Sunday 3 February 2013

Small Stones

Over January I've been doing the Mindful Writing Challenge organised by Writing Our Way Home. Each day I've been writing a Small Stone - a short piece of writing capturing a moment. The challenge has been to notice, as much as it has been too communicate. It has really been a challenge, to keep noticing at a time when I've been dealing with some difficult things, but it has allowed me to be 'in the moment' which has been just what I needed. Many thanks to Satyavani Fiona Robyn.

Here they are - just 30 of them, sadly!



Small Stones


Woodfiller turns from ochre to fired clay as I sand. Grit in eyes. Smooth under fingertips.

Rain slides down my dirty velux, pits on the grease, prisms the rooftops.

Light at Four O’clock. We rush to the kitchen window to watch the sunset. Realise it faces East.

Rabbit shit under my fingernails. Creature flicks an ear, tugs a blade of fresh hay with his teeth and snips it into little pieces.

Twelfth Night. I tug at the red ribbon to the Disco Ball. It falls on my head. I push back two mirror tiles onto the dimpled polystyrene sphere. There's silver dust on the mahogany piano. On my fingers. On the yellow cloth.

My friend's two daughters. One has curled around herself like a sea urchin. The other star-jumps.

A sound like tearing paper. A smell of old cabbage. Bunny fart!

A racket of birds hidden by bramble and bracken.

A skewed heart on a dirty white car, part erased by finger streaks.

Planing the gate, gorged with rain, buds on the overhanging tree brush my face.

Grey sky. Black tree skeletons. Ginger tom purring. A quartet plays late Mozart.

Flirting has done what chocolate could not do. What yoga could not do. What Bach could not do. I may sleep tonight.

Service station. Late. I’m the only person in Costa. Cellophane rustles and squeaks as shelves are stacked. Cardboard is torn. Cups clatter.

Air has formed contours within a frozen puddle. The man walking behind me breaks his step, swings out a leg and smashes it with his trainer.

Snow on the fields. The lake, black and white, moving and still. Aching thighs. Coffee. Christmas Cake in January.

A black cat slips through the bars in my gate, rolls onto his back, presses his weight into the concrete, stretches and twists, pawing at the air, then rights himself, runs to the soil and begins to dig….

Ice has striped the grass, clinging to the edges and the spine of each blade.

The kitchen floor is scattered with pink tulip petals and stamens - their two long pockets fat with pollen.
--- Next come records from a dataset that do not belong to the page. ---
template <int MODE>
static int launch_igemm(IgemmParams& p, int batch, hipStream_t s, int img_rows, bool allow_split, bool want_stats,
                        int* slabs_per_image) {
    long long wsb = 0;
    p.ws = lcm_splitk_workspace(&wsb, s);
    if (img_rows <= 0 || p.M % img_rows) img_rows = p.M;
    p.img_rows = img_rows;
    int splits = 1;
    if (allow_split && p.ws && p.epi == 0 && batch == 1) {
        splits = canonical_splits_gemm(MODE, img_rows, p.N, p.K);
    }
    TilePick t = pick_tile(p.M, p.N, p.K, batch, splits);
    int variant = -1, pbm, pbn, psp, pv;
    if (lcm_plan_get(MODE, p.M, p.N, p.K, batch, &pbm, &pbn, &psp, &pv) && p.N % pbn == 0 &&
        !(pbn == 160 && (MODE != 0 || p.epi == 1)) && !(pbm == 128 && p.M < 128)) {
        t.bm = pbm; t.bn = pbn;
        variant = pv;
    }
    if (slabs_per_image) *slabs_per_image = 0;
    p.stats = want_stats ? p.stats : nullptr;
    p.rg_kind = 0;
    if (p.stats) {
        const bool ok = p.epi == 0 && batch == 1 && p.N <= 2048 && img_rows % 32 == 0;
        if (ok && slabs_per_image) *slabs_per_image = img_rows / 32;
        if (!ok) p.stats = nullptr;
        else LCM_STATS_FIT(p, img_rows / 32, p.M / img_rows, "gemm");
    }
    p.seg_parts = 1;
    if (splits > 1) {
        const long long tiles = (long long)((p.M + t.bm - 1) / t.bm) * (p.N / t.bn) * batch;
        if (g_seg_mode == 1 || (g_seg_mode == 0 && tiles >= g_min_wgs)) { p.seg_parts = splits; splits = 1; }
    }
    if (splits > 1 && (long long)splits * p.M * p.N * 4 > wsb) {
        lcm_set_error("split-K workspace too small: %d x %d x %d fp32 slabs need %lld MB, have %lld MB "
                      "(lcm_set_workspace / LCM_SPLITK_WS_MB)", splits, p.M, p.N,
                      ((long long)splits * p.M * p.N * 4 + (1 << 20) - 1) >> 20, wsb >> 20);
        return LCM_EINVAL;
    }
    const int code = t.bm * 1000 + t.bn;
    if constexpr (MODE == 0) if (p.ln_g) {
        switch (code) {
            case 128128: return launch_cfg<128, 128, 0, 1>(p, batch, splits, variant, s);
            case 128064: return launch_cfg<128, 64, 0, 1>(p, batch, splits, variant, s);
            case 64128: return launch_cfg<64, 128, 0, 1>(p, batch, splits, variant, s);
            case 128160: return launch_cfg<128, 160, 0, 1>(p, batch, splits, variant, s);
            case 64160: return launch_cfg<64, 160, 0, 1>(p, batch, splits, variant, s);
            default: return launch_cfg<64, 64, 0, 1>(p, batch, splits, variant, s);
        }
    }
    switch (code) {
        case 128128: return launch_cfg<128, 128, MODE>(p, batch, splits, variant, s);
        case 128064: return launch_cfg<128, 64, MODE>(p, batch, splits, variant, s);
        case 64128: return launch_cfg<64, 128, MODE>(p, batch, splits, variant, s);
        case 128160: if constexpr (MODE == 0) return launch_cfg<128, 160, MODE>(p, batch, splits, variant, s);
        case 64160: if constexpr (MODE == 0) return launch_cfg<64, 160, MODE>(p, batch, splits, variant, s);
        default: return launch_cfg<64, 64, MODE>(p, batch, splits, variant, s);
    }
}

extern "C" int lcm_gemm_f16(const void* A, int lda, const void* A2, int lda2, int K1,
                            const void* W, const void* bias, const void* rowadd, int ld_rowadd, int rows_per_batch,
                            const void* res, int ldr, void* out, int ldo,
                            int M, int N, int K, int epilogue, float out_scale,
                            int batch, int64_t strideA, int64_t strideW, int64_t strideO, int img_rows,
                            void* stats_out, int64_t stats_bytes, int* slabs_per_image, void* stream) {
    LCM_REQUIRE(A && W && out, "gemm: null pointer");
    LCM_REQUIRE(M > 0 && N > 0 && K > 0 && batch > 0, "gemm: bad shape M=%d N=%d K=%d batch=%d", M, N, K, batch);
    LCM_REQUIRE(K % 64 == 0, "gemm: K=%d must be a multiple of 64", K);
    LCM_REQUIRE(N % 64 == 0, "gemm: N=%d must be a multiple of 64", N);
    LCM_REQUIRE(lda % 8 == 0 && ldo % 4 == 0, "gemm: lda=%d (%%8) / ldo=%d (%%4) misaligned", lda, ldo);
    if (A2) LCM_REQUIRE(K1 > 0 && K1 < K && K1 % 64 == 0 && lda2 % 8 == 0, "gemm: bad split K1=%d lda2=%d", K1, lda2);
    if (res) LCM_REQUIRE(ldr % 4 == 0, "gemm: ldr=%d misaligned", ldr);
    if (rowadd) LCM_REQUIRE(rows_per_batch > 0 && ld_rowadd % 4 == 0, "gemm: bad rowadd");
    LCM_REQUIRE(epilogue >= 0 && epilogue <= 3, "gemm: unknown epilogue %d", epilogue);
    if (epilogue == 1) LCM_REQUIRE(!rowadd && !res && !A2, "gemm: GEGLU epilogue takes bias only");
    IgemmParams p = {};
    p.A = (const half_t*)A; p.A2 = (const half_t*)A2; p.W = (const half_t*)W;
    p.bias = (const half_t*)bias; p.rowadd = (const half_t*)rowadd; p.res = (const half_t*)res;
    p.out = (half_t*)out;
    p.M = M; p.N = N; p.K = K; p.lda = lda; p.lda2 = lda2; p.K1 = A2 ? K1 : K;
    p.ldo = ldo; p.ldr = ldr; p.ld_rowadd = ld_rowadd; p.rows_per_batch = rows_per_batch > 0 ? rows_per_batch : 1;
    p.epi = epilogue; p.out_scale = out_scale;
    p.strideA = strideA; p.strideW = strideW; p.strideO = strideO;
    p.stats = (float*)stats_out; p.stats_cap = stats_bytes;
    LCM_REQUIRE(!stats_out || slabs_per_image, "gemm: stats_out needs slabs_per_image");
    const bool allow_split = batch == 1 && strideA == 0 && strideW == 0 && strideO == 0;
    return launch_igemm<0>(p, batch, (hipStream_t)stream, img_rows, allow_split, stats_out != nullptr, slabs_per_image);
}

extern "C" int lcm_gemm_ln_f16(const void* A, int lda, const void* W, const void* ln_g, const void* ln_c, float eps,
                               void* out, int ldo, int M, int N, int K, int epilogue, int img_rows, void* stream) {
    LCM_REQUIRE(A && W && out && ln_g && ln_c, "gemm_ln: null pointer");
    LCM_REQUIRE(M > 0 && N > 0 && K > 0, "gemm_ln: bad shape M=%d N=%d K=%d", M, N, K);
    LCM_REQUIRE(K % 64 == 0 && N % 64 == 0, "gemm_ln: N=%d K=%d must be multiples of 64", N, K);
    LCM_REQUIRE(lda % 8 == 0 && ldo % 4 == 0, "gemm_ln: lda=%d (%%8) / ldo=%d (%%4) misaligned", lda, ldo);
    LCM_REQUIRE(epilogue == 0 || epilogue == 1, "gemm_ln: epilogue %d (0 = none, 1 = GEGLU)", epilogue);
    IgemmParams p = {};
    p.A = (const half_t*)A; p.W = (const half_t*)W; p.out = (half_t*)out;
    p.M = M; p.N = N; p.K = K; p.lda = lda; p.K1 = K; p.ldo = ldo; p.rows_per_batch = 1;
    p.epi = epilogue; p.out_scale = 1.0f;
    p.ln_g = (const float*)ln_g; p.ln_c = (const float*)ln_c; p.ln_eps = eps;
    return launch_igemm<0>(p, 1, (hipStream_t)stream, img_rows, false, false, nullptr);
}

extern "C" int64_t lcm_stats_bytes(int M, int N, int img_rows) {
    if (M <= 0 || N <= 0) return 0;
    if (img_rows <= 0 || M % img_rows) img_rows = M;
    const long long per_img = (img_rows / 16 > 256 ? img_rows / 16 : 256) + 64;
    return (int64_t)(per_img * (M / img_rows) * N * 2 * (long long)sizeof(float));
}

struct HaloParams {
    IgemmParams g;
    int C1;
    const float* gn_scale;
    const float* gn_shift;
    int silu;
    int H, W;
    int tiles_y, tiles_x;
    int staged_epi;
};
int lcm_conv_halo_launch(HaloParams& hp, int B, hipStream_t s, int* slabs_per_image);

I’ll sweep them later.

Snow on my black fur shoulder. Rain on the tarmac.

The shadow of each terrace is thrown onto the red brick end of the opposite terrace: the precise slope of the roof; two, four, three chimney pots, an aerial.

There are autumn leaves left - those on the pavement dry and torn, those in the gutter turning to mulch.

The pink jasmine, months from flowering, has a crop of bright green leaves. The winter jasmine, dark green waxy stems almost leafless, pushes out bright yellow flowers.

There’s a half full toilet roll stuffed in the pocket of my passenger door. Mum was here.

Raindrop glisten in the crook by the buds of the cherry tree, in the curls of the wrought iron gate, in the knot holes in the fence.

When it comes to getting your own way in crowded car parks, your Landrover Discovery is very big, very powerful and has bull bars, but my car is cheap. Really cheap.

A burger bun has been wrapped round the driver’s door handle of my neighbours silver Astra. The sesame seeds are pale, perfect and distributed uniformly.

A man walks down the street, shirt and jumper, no coat. Crocus leaves spear through damp soil.

She’s had the day off school, is wearing a pale blue onesie, with belly fleece of a paler blue and lilac cuffs. It’s Stitch, she tells me flipping down a cartoon hood, smiling through sapling brown hair and zigzag felt teeth, a smile that is not quite the smile of a child.

Thirty years later I meet Aspergillus fumigatus in the Hacienda apartment of an Arabian scientist. A blue grey fungus with a taste for lung flesh. An old friend.